If you don’t have a yard, there are plenty of spring flowers for sale at the local grocery store or florist shop. You don’t need to go overboard – sometimes, a single tulip in a pretty antique bottle can be more beautiful than a huge bouquet. Again, all you need to do is use your imagination.
“Teeny tiny little jars that ink came in or perfume – they look really nice if I put just one little snowdrop in them,” Zimmermann said.
This looks good with other flowers, as well. Even a bunch of dandelions can look regal if you put them in a nice container. If you don’t have old bottles or fancy vases, don’t worry. Use what you have. Stuff a neat-looking coffee can full of daffodils. Add a few blossoms to a bowl full of water and drop in a few floating candles.
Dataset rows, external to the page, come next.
__global__ void splitk_finish_kernel(const GrlGemm p, const int nseg) {
    const int64_t total = (int64_t)p.M * p.N, plane = total;
    for (int64_t i = blockIdx.x * (int64_t)blockDim.x + threadIdx.x; i < total; i += (int64_t)gridDim.x * blockDim.x) {
        const int m = (int)(i / p.N), n = (int)(i - (int64_t)m * p.N);
        float tot = 0.f;
        for (int sgm = 0; sgm + 1 < nseg; ++sgm) tot += p.splitk_ws[(int64_t)sgm * plane + i];
        float v = p.splitk_ws[(int64_t)(nseg - 1) * plane + i];
        v += tot;
        const float sc = p.scale ? p.scale[n] : 1.f, sh = p.shift ? p.shift[n] : 0.f;
        v = v * sc + sh;
        if (p.res) v += p.res[(int64_t)m * p.ldres + n];
        if (p.relu) v = v > 0.f ? v : 0.f;
        p.y[(int64_t)m * p.ldy + n] = v;
    }
}

int64_t splitk_floats(const GrlGemm& d) {
    if (d.math != GRL_MATH_F32 || !d.kblock || d.conv || d.stats || d.gbias || d.rowscale || d.epilogue != GRL_EPI_AFFINE)
        return 0;
    if (d.M > 256 || d.K <= SEG_STAGES * BK) return 0;
    const int64_t tiles = (int64_t)((d.M + 63) / 64) * ((d.N + 63) / 64);
    if (tiles > 128) return 0;
    const int nseg = (d.K + SEG_STAGES * BK - 1) / (SEG_STAGES * BK);
    return (int64_t)nseg * d.M * d.N;
}

struct TileChoice { int bm, bn, smode = 0; };
int g_force_tile = 0;

TileChoice legacy_tile(const GrlGemm& d) {
    if (d.epilogue == GRL_EPI_SQDIFF) return {128, 128};
    static const TileChoice forced = [] {
        TileChoice f{0, 0, 0};
        if (const char* e = getenv("GRL_GEMM_TILE")) {
            int bm = 0, bn = 0;
            if (sscanf(e, "%dx%d", &bm, &bn) == 2 && (bm == 128 || bm == 64) && (bn == 128 || bn == 64) &&
                !(bm == 64 && bn == 128))
                f = {bm, bn};
        }
        return f;
    }();
    if (g_force_tile) return {g_force_tile >> 16, g_force_tile & 0xffff};
    if (forced.bm) return forced;
    auto tiles = [&](int bm, int bn) {
        return (int64_t)((d.M + bm - 1) / bm) * ((d.N + bn - 1) / bn);
    };
    if (d.N <= 64) return tiles(128, 64) >= 512 ? TileChoice{128, 64} : TileChoice{64, 64};
    static const bool wide_on = [] { const char* e = getenv("GRL_GEMM_WIDE"); return !e || atoi(e) != 0; }();
    static const bool wide3_on = [] { const char* e = getenv("GRL_GEMM_WIDE3"); return !e || atoi(e) != 0; }();
    static const int bnz_narrow_k = [] { const char* e = getenv("GRL_GEMM_BNZ_NARROW"); return e ? atoi(e) : 512; }();
    const bool bnz_narrow = d.bn_z && d.math == GRL_MATH_F32 && d.K <= bnz_narrow_k;
    if (wide_on && !bnz_narrow && (!d.stats || d.bn_z) && (d.math == GRL_MATH_F32 || (wide3_on && d.math != GRL_MATH_BF16S)) && d.N >= 128 &&
        tiles(128, 128) >= (d.conv ? 448 : 256) && !(d.res && d.K <= (d.stats ? 128 : 512)))
        return {128, 128};
    if (d.K <= 128 && d.res && !d.stats && d.math == GRL_MATH_F32 && d.N >= 128 && tiles(128, 128) >= 448) return {128, 128};
    if (d.K <= 128) return {64, 64};
    if (d.K <= 512) return tiles(128, 64) >= ((d.stats || d.conv) ? 448 : 256) ? TileChoice{128, 64} : TileChoice{64, 64};
    if (tiles(128, 128) >= 448) return {128, 128};
    if (tiles(128, 64) >= (d.conv ? 448 : 256)) return {128, 64};
    return {64, 64};
}
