typedef CUresult (*EncodeTiledFn)(CUtensorMap*, CUtensorMapDataType, cuuint32_t, void*, const cuuint64_t*,
                                  const cuuint64_t*, const cuuint32_t*, const cuuint32_t*, CUtensorMapInterleave,
                                  CUtensorMapSwizzle, CUtensorMapL2promotion, CUtensorMapFloatOOBfill);
typedef CUresult (*EncodeIm2colFn)(CUtensorMap*, CUtensorMapDataType, cuuint32_t, void*, const cuuint64_t*,
                                   const cuuint64_t*, const int*, const int*, cuuint32_t, cuuint32_t,
                                   const cuuint32_t*, CUtensorMapInterleave, CUtensorMapSwizzle,
                                   CUtensorMapL2promotion, CUtensorMapFloatOOBfill);
static EncodeTiledFn g_encode_tiled = nullptr;
static EncodeIm2colFn g_encode_im2col = nullptr;
static int g_driver_version = 0;

static int resolve_driver() {
  static std::once_flag once;
  static int status = 0;
  std::call_once(once, [] {
    void* f1 = nullptr;
    void* f2 = nullptr;
    cudaDriverEntryPointQueryResult q;
    if (cudaGetDriverEntryPoint("cuTensorMapEncodeTiled", &f1, cudaEnableDefault, &q) != cudaSuccess || !f1) status = 1;
    if (cudaGetDriverEntryPoint("cuTensorMapEncodeIm2col", &f2, cudaEnableDefault, &q) != cudaSuccess || !f2) status = 1;
    g_encode_tiled = (EncodeTiledFn)f1;
    g_encode_im2col = (EncodeIm2colFn)f2;
    cudaDriverGetVersion(&g_driver_version);
  });
  if (status) set_error("cannot resolve cuTensorMapEncode* driver entry points");
  return status;
}

static int make_map_2d(CUtensorMap* m, const void* ptr, int64_t rows, int64_t cols, int64_t ld, int box_rows) {
  if (resolve_driver()) return 1;
  SEG_REQUIRE((reinterpret_cast<uintptr_t>(ptr) & 15) == 0, "TMA: base pointer not 16-byte aligned");
  SEG_REQUIRE(ld % 8 == 0, "TMA: row pitch %lld not a multiple of 8 elements", (long long)ld);
  cuuint64_t dims[2] = {(cuuint64_t)cols, (cuuint64_t)rows};
  cuuint64_t strides[1] = {(cuuint64_t)ld * 2};
  cuuint32_t box[2] = {64, (cuuint32_t)box_rows};
  cuuint32_t es[2] = {1, 1};
  CUresult r = g_encode_tiled(m, CU_TENSOR_MAP_DATA_TYPE_BFLOAT16, 2, const_cast<void*>(ptr), dims, strides, box, es,
                              CU_TENSOR_MAP_INTERLEAVE_NONE, CU_TENSOR_MAP_SWIZZLE_128B,
                              CU_TENSOR_MAP_L2_PROMOTION_L2_256B, CU_TENSOR_MAP_FLOAT_OOB_FILL_NONE);
  SEG_REQUIRE(r == CUDA_SUCCESS, "cuTensorMapEncodeTiled failed (%d) rows=%lld cols=%lld ld=%lld box_rows=%d", (int)r,
              (long long)rows, (long long)cols, (long long)ld, box_rows);
  return 0;
}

Take the labels off iced-tea bottles, pasta sauce jars or salsa containers, tie a ribbon around the rim – simple and elegant.
Zimmermann suggests displaying flowers in old canning jars, an antique glass battery case (scrubbed clean, of course), and beverage bottles – Orangina, Arizona iced tea, and those pretty imported water bottles in shades of green and blue work wonderfully. If you only have a few blossoms, try grouping small glass jars on a mirror and placing a single blossom in each.
“The mirror makes those few simple blossoms seem like many,” Zimmermann said.
She also suggests cutting off the top of an olive oil tin with a can opener and filling the tin with red tulips or a single, 6-foot-long branch sweeping across a wall. The leaves will unfurl slowly for a dramatic effect. Pebbles or marbles will keep the stems or branch in place.
If you have a sunny windowsill, try planting herbs such as parsley and oregano in an Italian tomato can with a bright label.
“It’s one of those things [I did] in college and it looks cool,” Zimmermann said.
In “Decorating with Flowers,” Denise Otis suggests placing blossoms in Pyrex science-lab flasks. You can find them at flea markets or antiques stores, and they’re a cool alternative to a vase.
For another scientific alternative, take a test tube (or a cigar tube, which will probably be easier to find), wrap it in fine copper, steel or color-coated wire, and hang it in a window or on a wall as a vase for a single stem.
Jelly jars, barware, and pitchers with funky ’50s-style designs also make interesting containers for a bouquet of tulips or a single crocus.
Whether you prefer a single blossom floating in a glass or a giant swath of forsythia blooming across your wall, you don’t need to break the bank (or spend an hour arranging flowers) to bring spring indoors. All it takes is a sharp pair of pruning shears, a handful of grass seed, a few daffodils and a little creativity to thaw out your winter blues.